Cofactors and LU Decomposition
The determinant
of a 2\times 2 matrix is easy. For bigger matrices you need a system —
and the two classic tools point in opposite directions. Cofactor expansion is the
elegant, recursive definition of the determinant; LU decomposition is the
fast, practical way a computer actually solves linear systems. This page teaches both, and when to
reach for each.
Cofactor expansion
To find a determinant, pick any row (or column) and expand along it. For each entry
a_{ij}, delete its row and column to get a smaller minor
M_{ij}, attach the checkerboard sign, and add up:
\det A = \sum_{j} a_{ij}\,C_{ij}, \qquad C_{ij} = (-1)^{i+j} M_{ij}.
The signs (-1)^{i+j} form a checkerboard
\begin{smallmatrix}+&-&+\\-&+&-\\+&-&+\end{smallmatrix}.
Expanding the 3\times 3 matrix along its top row:
\det\begin{bmatrix} 1 & 2 & 3 \\ 0 & 4 & 5 \\ 1 & 0 & 6 \end{bmatrix} = 1\begin{vmatrix}4&5\\0&6\end{vmatrix} - 2\begin{vmatrix}0&5\\1&6\end{vmatrix} + 3\begin{vmatrix}0&4\\1&0\end{vmatrix} = 1(24) - 2(-5) + 3(-4) = 22.
It is exact and wonderful for proofs — but expanding an n\times n
determinant this way costs about n! multiplications. For a
20\times 20 matrix that's astronomically slow. So we compute
determinants a different way in practice: by elimination.
LU decomposition
Gaussian elimination turns a matrix into an upper-triangular U by
subtracting multiples of one row from those below.
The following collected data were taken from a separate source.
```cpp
int macvo_gru_input(const float* mf, const float* agg, const float* gamma, float* buf0, float* buf1, float* buf2,
                    float* buf3, long long pixels, void* stream);
int macvo_gru_gates(const float* zr, const float* bias, const float* hx, float* z_out, float* rhx, long long pixels,
                    void* stream);
int macvo_gru_blend(const float* q, const float* bias, const float* z, float* hx, float* h_dense, long long pixels,
                    void* stream);
size_t macvo_rows_count(int batch, int height, int width, int vertical);
int macvo_conv_tc(const void* in_rows, int in_channels, int in_dense, const void* weights, const float* bias, int n_pad,
                  int n_valid, int ksize, int relu, int batch, int height, int width, void* out16, int out16_pitch,
                  int out16_offset, int out16_dense, float* out32, int out32_pitch, int out32_offset, int out32_planes,
                  void* stream);
int macvo_flow_im2col(const float* coords1, const float* coords0, void* rows, float* mf32, void* mf16_rows, int batch,
                      int height, int width, void* stream);

size_t macvo_gru_tc_operand_rows(int batch, int height, int width, int vertical);
int macvo_gru_tc_stage(int stage, int vertical, int batch, int height, int width, const void* h_rows, const void* x_rows,
                       const void* weights, const float* bias, float* h_master, float* z, void* out_rows, void* stream);
int macvo_gru_tc_pack(const float* src, int src_pitch, int channels, void* dst, int dst_channels, int dst_offset, int batch,
                      int height, int width, int vertical, void* stream);
int macvo_gru_tc_pack_motion(const float* mf, const float* agg, const float* gamma, void* x_rows_h, void* x_rows_v, int batch,
                             int height, int width, void* stream);
int macvo_softmax_rows_f16(const float* scores, void* out, long long rows, int cols, void* stream);
int macvo_convex_upsample(const float* flow, const float* mask_nhwc, float* out, float scale, int batch, int height, int width,
                          void* stream);

int macvo_cov_sanity_filter(const double* obs1_cov, const double* obs2_cov, int k, uint8_t* good, void* stream);
#define MACVO_COV_MATCH 0
#define MACVO_COV_IDENTITY 1
#define MACVO_COV_DIAGONALIZE 1
#define MACVO_COV_NORMALIZE 2
#define MACVO_COV_MAX_OPS 2
typedef struct {
    const float* depth_cov0;
    const float* depth_cov1;
    int simple_depth;
    float min_depth, max_depth;
    int front_of_cam;
    int icp;
    int cov_model;
    int cov_ops[MACVO_COV_MAX_OPS];
// ... 35 lines not shown
```

mac-vo_b200/build.py:

```python
from __future__ import annotations

import hashlib
import os
import shutil
import subprocess
import sys

PKG_DIR = os.path.dirname(os.path.abspath(__file__))
CSRC = os.path.join(PKG_DIR, "csrc")
LIB_DIR = os.path.join(PKG_DIR, "lib")
LIB_PATH = os.path.join(LIB_DIR, "libmacvo_b200.so")
SOURCES = ["corr_build.cu", "corr_build_simt.cu", "corr_build_tc.cu", "corr_lookup.cu", "dense_select.cu",
           "cov2to3.cu", "pgo.cu", "nn_kernels.cu", "decoder_fused.cu", "observe.cu", "decoder_token.cu", "motion_interp.cu",
           "gru_conv_tc.cu", "conv_tc.cu", "posenet.cu", "mlp_tc.cu"]
NVCC_FLAGS = ["-gencode", "arch=compute_90a,code=sm_90a", "-O3", "-lineinfo", "-std=c++17",
              "-Xcompiler", "-fPIC", "--use_fast_math=false"]


def _nvcc() -> str:
    for cand in (os.environ.get("NVCC"), shutil.which("nvcc"), "/usr/local/cuda/bin/nvcc"):
        if cand and os.path.exists(cand):
            return cand
    raise RuntimeError("nvcc not found (CUDA 12.9 toolkit expected at /usr/local/cuda)")


def _fingerprint() -> str:
    h = hashlib.sha256()
    for name in sorted(os.listdir(CSRC)) + ["../../include/macvo_b200.h"]:
        with open(os.path.join(CSRC, name), "rb") as f:
            h.update(name.encode())
            h.update(f.read())
    h.update(" ".join(NVCC_FLAGS).encode())
    return h.hexdigest()


def build(force: bool = False, verbose: bool = True) -> str:
    os.makedirs(LIB_DIR, exist_ok=True)
    stamp = os.path.join(LIB_DIR, "libmacvo_b200.stamp")
    fp = _fingerprint()
    if not force and os.path.exists(LIB_PATH) and os.path.exists(stamp) and open(stamp).read() == fp:
        return LIB_PATH
    nvcc = _nvcc()
    flags = [f for f in NVCC_FLAGS if f != "--use_fast_math=false"]
    objs = []
    procs = []
    for src in SOURCES:
        obj = os.path.join(LIB_DIR, src.replace(".cu", ".o"))
        objs.append(obj)
        cmd = [nvcc, *flags, "-c", os.path.join(CSRC, src), "-o", obj]
        procs.append((src, subprocess.Popen(cmd, stdout=subprocess.PIPE, stderr=subprocess.STDOUT, text=True)))
    for src, p in procs:
        out, _ = p.communicate()
        if p.returncode != 0:
            raise RuntimeError(f"nvcc failed on {src}:\n{out}")
        if verbose and out.strip():
            print(out, file=sys.stderr)
    link = [nvcc, "-shared", "-gencode", "arch=compute_90a,code=sm_90a", "-o", LIB_PATH, *objs, "-lcuda" if False else "-lcudart_static",
            "-Xlinker", "--no-undefined", "-lpthread", "-ldl", "-lrt"]
    r = subprocess.run(link, stdout=subprocess.PIPE, stderr=subprocess.STDOUT, text=True)
    if r.returncode != 0:
        raise RuntimeError(f"link failed:\n{r.stdout}")
    with open(stamp, "w") as f:
        f.write(fp)
    if verbose:
        print(f"built {LIB_PATH}", file=sys.stderr)
    return LIB_PATH

# ... 4 lines not shown
```

mac-vo_b200/csrc/nn_kernels.cu:

```cuda
#include "common.cuh"
#include <math_constants.h>

namespace {

__device__ __forceinline__ float2 ffma2_rn(float2 a, float2 b, float2 c) { return make_float2(fmaf(a.x, b.x, c.x), fmaf(a.y, b.y, c.y)); }
__device__ __forceinline__ float2 fmul2_rn(float2 a, float2 b) { return make_float2(__fmul_rn(a.x, b.x), __fmul_rn(a.y, b.y)); }

template <int VPL>
__global__ void __launch_bounds__(256)
layer_norm_kernel(const float* __restrict__ x, const float* __restrict__ w, const float* __restrict__ b,
                  float* __restrict__ y, long long rows, float eps, const float* __restrict__ resid = nullptr,
                  float* __restrict__ sum_out = nullptr) {
    constexpr int C = 32 * VPL;
    const long long row = (long long)blockIdx.x * 8 + (threadIdx.x >> 5);
    const int lane = threadIdx.x & 31;
    if (row >= rows) return;
    const float* xr = x + row * C;
    float v[VPL];
    float s = 0.f;
#pragma unroll
    for (int i = 0; i < VPL / 4; ++i) {
        float4 t = *reinterpret_cast<const float4*>(xr + (lane + 32 * i) * 4);
        if (resid) {
            const float4 r = *reinterpret_cast<const float4*>(resid + row * C + (lane + 32 * i) * 4);
            t = make_float4(t.x + r.x, t.y + r.y, t.z + r.z, t.w + r.w);
            *reinterpret_cast<float4*>(sum_out + row * C + (lane + 32 * i) * 4) = t;
        }
        v[4 * i] = t.x; v[4 * i + 1] = t.y; v[4 * i + 2] = t.z; v[4 * i + 3] = t.w;
        s += (t.x + t.y) + (t.z + t.w);
    }
    const float mean = warp_sum(s) * (1.f / C);
    float q = 0.f;
#pragma unroll
    for (int i = 0; i < VPL; ++i) { const float d = v[i] - mean; q = fmaf(d, d, q); }
    const float rstd = rsqrtf(warp_sum(q) * (1.f / C) + eps);
    float* yr = y + row * C;
#pragma unroll
    for (int i = 0; i < VPL / 4; ++i) {
        const int c = (lane + 32 * i) * 4;
        const float4 ww = *reinterpret_cast<const float4*>(w + c), bb = *reinterpret_cast<const float4*>(b + c);
        float4 o;
        o.x = (v[4 * i] - mean) * rstd * ww.x + bb.x;
        o.y = (v[4 * i + 1] - mean) * rstd * ww.y + bb.y;
        o.z = (v[4 * i + 2] - mean) * rstd * ww.z + bb.z;
        o.w = (v[4 * i + 3] - mean) * rstd * ww.w + bb.w;
        *reinterpret_cast<float4*>(yr + c) = o;
    }
}
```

If you record those multipliers in a
lower-triangular L (with 1s on its diagonal),
you have factored the matrix as
A = L\,U, \qquad L \text{ lower-triangular}, \quad U \text{ upper-triangular}.
Watch the elimination build L and U — press Run:
type Matrix = number[][];
function lu(A: Matrix): { L: Matrix; U: Matrix } {
const n = A.length;
const U: Matrix = A.map((row) => [...row]); // copy; becomes upper-triangular
const L: Matrix = A.map((_, i) => A.map((_, j) => (i === j ? 1 : 0))); // identity
for (let k = 0; k < n; k++) {
for (let i = k + 1; i < n; i++) {
const m = U[i][k] / U[k][k]; // the multiplier to zero out U[i][k]
L[i][k] = m; // remember it in L
for (let j = k; j < n; j++) U[i][j] -= m * U[k][j];
}
}
return { L, U };
}
const A: Matrix = [
[2, 1, 1],
[4, 3, 3],
[8, 7, 9],
];
const { L, U } = lu(A);
console.log("L =", JSON.stringify(L));
console.log("U =", JSON.stringify(U));
// The determinant falls out for free: product of U's diagonal.
const det = U[0][0] * U[1][1] * U[2][2];
console.log("det A =", det);
Once you have A = LU, solving A\mathbf{x} = \mathbf{b}
is two easy triangular solves: forward-substitute
L\mathbf{y} = \mathbf{b}, then back-substitute
U\mathbf{x} = \mathbf{y}. And the determinant is just the product of
U's diagonal — because the determinant of a triangular matrix is the
product of its diagonal, and \det L = 1.
- Cofactor expansion:
\det A = \sum_j a_{ij}(-1)^{i+j}M_{ij} — exact, but
O(n!).
- LU decomposition: A = LU via elimination — solve
systems and get \det A in O(n^3).
- The determinant of a triangular matrix is the product of its diagonal.
You rarely want A^{-1} itself — you want to solve
A\mathbf{x} = \mathbf{b}, often for many different
\mathbf{b}. Computing the inverse and multiplying is slower and less
numerically stable than doing the elimination once as A = LU and reusing
that factorisation for every right-hand side with cheap triangular solves. It's why "never invert
the matrix" is a mantra in numerical computing — factor it instead.
-
Plain LU breaks if a pivot U[k][k] is zero (you'd
divide by zero). Real implementations swap rows first — partial pivoting —
giving PA = LU. It's also essential for numerical accuracy.
-
Don't use cofactor expansion for big determinants — its n! cost is
hopeless past small sizes. Use it for theory and 2\times2 /
3\times3 by hand; use elimination for everything else.